The second season of Shudder’s Creepshow anthology series has come to an end after just five episodes. Don’t worry, though, as a third season has already been greenlit. Each previous episode has featured two story segments, but the finale features only one — “Night of the Living Late Show” — and while it may not be the best the series has to offer it’s definitely the most expensive-looking. (Yes, I’m still talking about the Creepshow series.) Like the season’s actual best segment, “Public Television of the Dead,” the finale ties in existing horror films and characters to deliver something of a fun little love letter to genre fans.
“Night of the Living Late Show”
Director: Greg Nicotero
Writer: Dana Gould
Simon (Justin Long) is a man with a passion for movies.

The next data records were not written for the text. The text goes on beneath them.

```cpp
static int conv_wgrad_impl(const void* x, const void* dy, const lp_conv_geom* geom, float* dw, float* dbias, int split_hint, void* workspace,
                           size_t workspace_bytes, lp_stream_t stream) {
    using namespace lp;
    LP_REQUIRE(x && dy && geom_ok(geom) && dw && workspace);
    ConvGeom g = to_geom(geom);
    if (g.Ci % 8 != 0 || g.Co % 8 != 0 || (long long)g.B * g.Hi * g.Wi * g.Ci >= (1LL << 31) ||
        (long long)g.B * g.Ho * g.Wo * g.Co >= (1LL << 31))
        return LP_ERR_UNSUPPORTED;
    const int M = g.B * g.Ho * g.Wo, Kw = g.R * g.S * g.Ci;
    const unsigned x_bytes = (unsigned)(2ull * g.B * g.Hi * g.Wi * g.Ci), dy_bytes = (unsigned)(2ull * M * g.Co);
    const WgradPlan p = plan_wgrad(M, Kw, g.Co, split_hint, kWgradWgs);
    LP_REQUIRE(workspace_bytes >= p.ws_floats * sizeof(float));
    hipStream_t st = (hipStream_t)stream;
    float* ws = (float*)workspace;
    const int wpe = lp_switches().wgrad_pipe;
    if (!dbias && conv_pipe_enabled() && wpe != 0) {
        const WgradPipePlan pp = plan_wgrad_pipe(g, split_hint, wpe == 2);
        if (pp.ok && workspace_bytes >= pp.ws_floats * sizeof(float)) {
            launch_wgrad_pipe(pp, x, dy, g, dw, ws, st);
            return launch_status();
        }
    }
    g_last_conv_kernel = LP_CONV_KERNEL_WGRAD;
    const int tiles = p.tj * p.tn;
    TnExt ext{};
    ext.col_sums = dbias;
    const dim3 grid(tiles * p.split), block(256);
    const FastDiv dhw = make_fastdiv(g.Ho * g.Wo), dwo = make_fastdiv(g.Wo);
    const unsigned short *xs = (const unsigned short*)x, *dys = (const unsigned short*)dy;
#define LP_WGRAD_LAUNCH(BN_, CS_)                                                                                                \
    hipLaunchKernelGGL((conv_wgrad_kernel<BN_, false, CS_>), grid, block, 0, st, xs, dys, x_bytes, dy_bytes, g, M, Kw, tiles, p.tn, \
                       p.per, dhw, dwo, ws, ext)
    if (p.wide) {
        if (dbias) LP_WGRAD_LAUNCH(128, true);
        else LP_WGRAD_LAUNCH(128, false);
        launch_wgrad_reduce<128>(ws, p.split, tiles, p.tn, Kw, g.Co, dw, st);
    } else {
        if (dbias) LP_WGRAD_LAUNCH(64, true);
// ... 117 lines not shown
```

lightning-pose_amd/csrc/conv_pipe.h:

```cpp
#pragma once

#include <type_traits>

namespace lp {

#ifndef LP_HALO_KEY_ROW
#define LP_HALO_KEY_ROW 0
#endif
#ifndef LP_HALO_STAGES
#define LP_HALO_STAGES 3
#endif
#ifndef LP_FWD_CORNER_PAD
#define LP_FWD_CORNER_PAD 0
#endif
#ifndef LP_PIPE_SPREAD
#define LP_PIPE_SPREAD 1
#endif
constexpr bool kSpread = LP_PIPE_SPREAD != 0;
constexpr int kPM = 256;
constexpr int kPRowB = 128;

#if defined(__HIP_DEVICE_COMPILE__)
#define LP_WAIT_VM(n) asm volatile("s_waitcnt vmcnt(" #n ")" ::: "memory")
#define LP_RAW_BARRIER()                   \
    do {                                   \
        asm volatile("" ::: "memory");     \
        __builtin_amdgcn_s_barrier();      \
        asm volatile("" ::: "memory");     \
    } while (0)
#define LP_WAIT_LGKM_TOUCH3(n, a, b, c) asm volatile("s_waitcnt lgkmcnt(" #n ")" : "+v"(a), "+v"(b), "+v"(c)::"memory")
#define LP_WAIT_LGKM_TOUCH4(n, a, b, c, d) asm volatile("s_waitcnt lgkmcnt(" #n ")" : "+v"(a), "+v"(b), "+v"(c), "+v"(d)::"memory")
#else
#define LP_WAIT_VM(n) ((void)0)
#define LP_RAW_BARRIER() __syncthreads()
#define LP_WAIT_LGKM_TOUCH3(n, a, b, c) ((void)0)
#define LP_WAIT_LGKM_TOUCH4(n, a, b, c, d) ((void)0)
#endif

__device__ __forceinline__ void store8(unsigned short* p, u16x8 v) { *reinterpret_cast<u16x8*>(p) = v; }
// ... 669 lines not shown
    const int bchunk = (BN == 128) ? ((lane & 15) ^ ((brow & 3) << 2)) : ((lane & 7) ^ (((brow >> 1) & 1) << 2));
    const unsigned boff = (unsigned)(b0 + bchunk * 8) * 2u;
    const int hw = g.Ho * g.Wo;

    unsigned is_a[4], is_b[NLB];
    unsigned char* is_dst = smem;
    const bool same = !g.plain && g.stride == 1 && g.Hi == g.Ho && g.Wi == g.Wo && hw >= kBK;
    const int qb64 = kBK / hw, qh64 = (kBK - qb64 * hw) / g.Wo, qw64 = kBK - qb64 * hw - qh64 * g.Wo;
    const int lo_h = max(0, g.pad - tr), span_h = min(g.Ho, g.Hi + g.pad - tr) - lo_h;
    const int lo_w = max(0, g.pad - ts), span_w = min(g.Wo, g.Wi + g.pad - ts) - lo_w;
    const unsigned tap_off = (unsigned)(((tr - g.pad) * g.Wi + (ts - g.pad)) * g.Ca + tcn) * 2u;
    int rho[4], rwo[4];
    if (same) {
#pragma unroll
        for (int p = 0; p < 4; ++p) {
            const int m = m_begin + p * 16 + arow;
            const int mm = m < M ? m : 0;
            const int rem = mm - fdiv(mm, div_hw) * hw;
            rho[p] = fdiv(rem, div_wo);
            rwo[p] = rem - rho[p] * g.Wo;
        }
    }
    auto prep_step = [&](int st, int kt) {
        const int mk = m_begin + kt * kBK;
#pragma unroll
        for (int p = 0; p < 4; ++p) {
            const int m = mk + p * 16 + arow;
            unsigned off;
            bool ok = ja_ok && m < m_end && kt < KT;
            if (g.plain) {
                off = (unsigned)(m * g.Ca + tcn) * 2u;
            } else if (same) {
                ok = ok && (unsigned)(rho[p] - lo_h) < (unsigned)span_h && (unsigned)(rwo[p] - lo_w) < (unsigned)span_w;
                off = (unsigned)m * (unsigned)(g.Ca * 2) + tap_off;
                rwo[p] += qw64;
                const int c = rwo[p] >= g.Wo ? 1 : 0;
                rwo[p] -= c ? g.Wo : 0;
                rho[p] += qh64 + c;
                rho[p] -= rho[p] >= g.Ho ? g.Ho : 0;
            } else {
                const int mm = ok ? m : 0;
                const int b = fdiv(mm, div_hw), rem = mm - b * hw;
                const int ho = fdiv(rem, div_wo), wo = rem - ho * g.Wo;
                const int hi = ho * g.stride - g.pad + tr, wi = wo * g.stride - g.pad + ts;
                ok = ok && hi >= 0 && hi < g.Hi && wi >= 0 && wi < g.Wi;
                off = (unsigned)(((b * g.Hi + hi) * g.Wi + wi) * g.Ca + tcn) * 2u;
            }
// ... 27 lines not shown
        const int e0 = wn * (NT * 32) + nt * 32 + fcol;
        fob[nt] = (unsigned)(kStageA + frow * kRowB + (((e0 >> 3) ^ swb) << 4) + (e0 & 7) * 2);
    }
    f32x16 acc[2][NT];
#pragma unroll
    for (int mt = 0; mt < 2; ++mt)
#pragma unroll
        for (int nt = 0; nt < NT; ++nt)
#pragma unroll
            for (int e = 0; e < 16; ++e) acc[mt][nt][e] = 0.f;

    auto mma_stage = [&](int st) {
        const unsigned char* sb = smem + st * kStage;
        bf16x8 a[2][2], b[2][NT];
        const unsigned char* pa[2];
        const unsigned char* pb[NT];
#pragma unroll
        for (int mt = 0; mt < 2; ++mt) pa[mt] = sb + foa[mt];
#pragma unroll
        for (int nt = 0; nt < NT; ++nt) pb[nt] = sb + fob[nt];
        auto fetch = [&](auto kk_c, int set) {
            constexpr int kk = decltype(kk_c)::value;
            typedef __attribute__((ext_vector_type(8))) short s16x8_t;
#pragma unroll
            for (int mt = 0; mt < 2; ++mt) {
                const s16x4_t lo = lds_read_tr16_async_off<kk * 16 * kRowA>(pa[mt]), hi = lds_read_tr16_async_off<kk * 16 * kRowA + 4 * kRowA>(pa[mt]);
                const s16x8_t v = {lo[0], lo[1], lo[2], lo[3], hi[0], hi[1], hi[2], hi[3]};
                a[set][mt] = __builtin_bit_cast(bf16x8, v);
            }
#pragma unroll
            for (int nt = 0; nt < NT; ++nt) {
                const s16x4_t lo = lds_read_tr16_async_off<kk * 16 * kRowB>(pb[nt]), hi = lds_read_tr16_async_off<kk * 16 * kRowB + 4 * kRowB>(pb[nt]);
                const s16x8_t v = {lo[0], lo[1], lo[2], lo[3], hi[0], hi[1], hi[2], hi[3]};
                b[set][nt] = __builtin_bit_cast(bf16x8, v);
            }
        };
        auto ready = [&](int set, bool last) {
            if (NT == 2) {
                if (last) LP_WAIT_LGKM_TOUCH4(0, a[set][0], a[set][1], b[set][0], b[set][NT - 1]);
                else LP_WAIT_LGKM_TOUCH4(8, a[set][0], a[set][1], b[set][0], b[set][NT - 1]);
            } else {
                if (last) LP_WAIT_LGKM_TOUCH3(0, a[set][0], a[set][1], b[set][0]);
                else LP_WAIT_LGKM_TOUCH3(6, a[set][0], a[set][1], b[set][0]);
            }
        };
        auto slice = [&](auto kk_c) {
            constexpr int kk = decltype(kk_c)::value;
            if constexpr (kk + 1 < kBK / 16) fetch(std::integral_constant<int, kk + 1>{}, (kk + 1) & 1);
            __builtin_amdgcn_sched_barrier(0);
            ready(kk & 1, kk + 1 == kBK / 16);
#pragma unroll
            for (int mt = 0; mt < 2; ++mt)
#pragma unroll
                for (int nt = 0; nt < NT; ++nt)
                    acc[mt][nt] = __builtin_amdgcn_mfma_f32_32x32x16_bf16(a[kk & 1][mt], b[kk & 1][nt], acc[mt][nt], 0, 0, 0);
            constexpr int NL = 4 + NLB;
            if (kk == 0) {
                issue_load(0);
                issue_load(1);
            } else if (kk == 1) {
                issue_load(2);
                if (NL == 6) issue_load(3);
            } else if (kk == 2) {
                issue_load(NL == 6 ? 4 : 3);
            } else {
                issue_load(NL - 1);
            }
            __builtin_amdgcn_sched_barrier(0);
        };
        fetch(std::integral_constant<int, 0>{}, 0);
        slice(std::integral_constant<int, 0>{});
        slice(std::integral_constant<int, 1>{});
        slice(std::integral_constant<int, 2>{});
        slice(std::integral_constant<int, 3>{});
    };

    prep_step(0, 0);
#pragma unroll
// ... 61 lines not shown
```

Well, for at least one movie in particular anyway. His new invention, the Immersopod, is designed for film fans like himself as a virtual reality home theater system — it literally puts the user into the movie. It’s an idea worth billions, but profit is far removed from his immediate goal as instead it’s lust that drives his interests. More specifically, it’s his lust for Silvia Tortosa as Countess Irina Petrovska in 1972’s Horror Express. Simon enters the film, fanboys out over Christopher Lee and Peter Cushing (understandably), and then starts making moves on the Countess. What he neglects through this entire adventure, though, is his real-world wife Renee (D’Arcy Carden). A woman scorned, as they say…
Dana Gould’s second foray into the world of Creepshow after 2019’s “Skincrawlers” sees him staying behind the camera as the segment’s writer. The man’s well-known love of the genre comes shining through as Simon’s appreciation for Horror Express — a legitimately fun and creepy little horror/thriller set aboard a train hurtling through a snowy landscape — and his geeking out over meeting Lee and Cushing is all of us. Simon’s error, and the segment’s morality lesson, becomes a cautionary tale about obsession taking precedence over real-life connections and responsibilities. For him it’s boning a fictional Countess while neglecting his actual wife, for others it could be videogames, films, yoga, or gender reveal parties. Don’t let your hobbies take over your life, people.
Series shepherd and frequent director Greg Nicotero clearly realized that this finale, an extended entry running ten to twenty minutes longer than the usual, would take a bit more oomph, and it’s evident in the finished product. The one constant throughout the Creepshow series has been its insanely low budget as evidenced by some truly cheap looking segments. It’s not always a bad thing as some stories deliver without bells and whistles, but “Night of the Living Late Show” would have been absolutely sunk without more money behind its effects.
Long’s immersion into Horror Express, while far from flawless, looks pretty damn good. Sharp editing, stand-in sets and actors, and the f/x work to complete the illusion, and it all makes for an appealing piece of tech that any movie lover would jump at the chance to own. The device itself may just be a stylized tanning bed, but it’s believable enough as “an escape pod for life.” The couple’s house is also several steps up from the usual soundstage locales typically called home by the series, and the end result is arguably the best-looking segment in the series’ short history.
Gould’s script is powered off its concept and ends with a suitable comeuppance for a show built on the EC Comics mold, but even with its extended running time it stumbles some in the details. Simon is ecstatic in describing his VR, but he neglects to mention that the user can actually (and inexplicably) interact with a film’s characters — they can essentially alter what happens in the movie. His character is equally slim in detail as he’s little more than an obnoxious horny dude. By contrast, Renee is more of a fully fledged character as we see her doubting her life choices, trying to mend her relationship with a father who never liked Simon in the first place, and even stepping up to go toe to toe with the other woman.
“Night of the Living Late Show” is a strong episode and a suitable finale for Creepshow‘s second season. It does waste several minutes with its intro/outro animation featuring the Creep in VR versions of Night of the Living Dead and Dawn of the Dead, but the episode itself is an entertaining tale for horror fans. The season’s continued shift away from stories that “feel” like Creepshow remains an odd choice, but it may have found a different niche as the two best segments of the season instead lean heavily into existing genre fare. That’s hardly something you can build an anthology series off of, but for now at least, it’s at least enough to bring fun into the fold and leave us looking forward to a season three.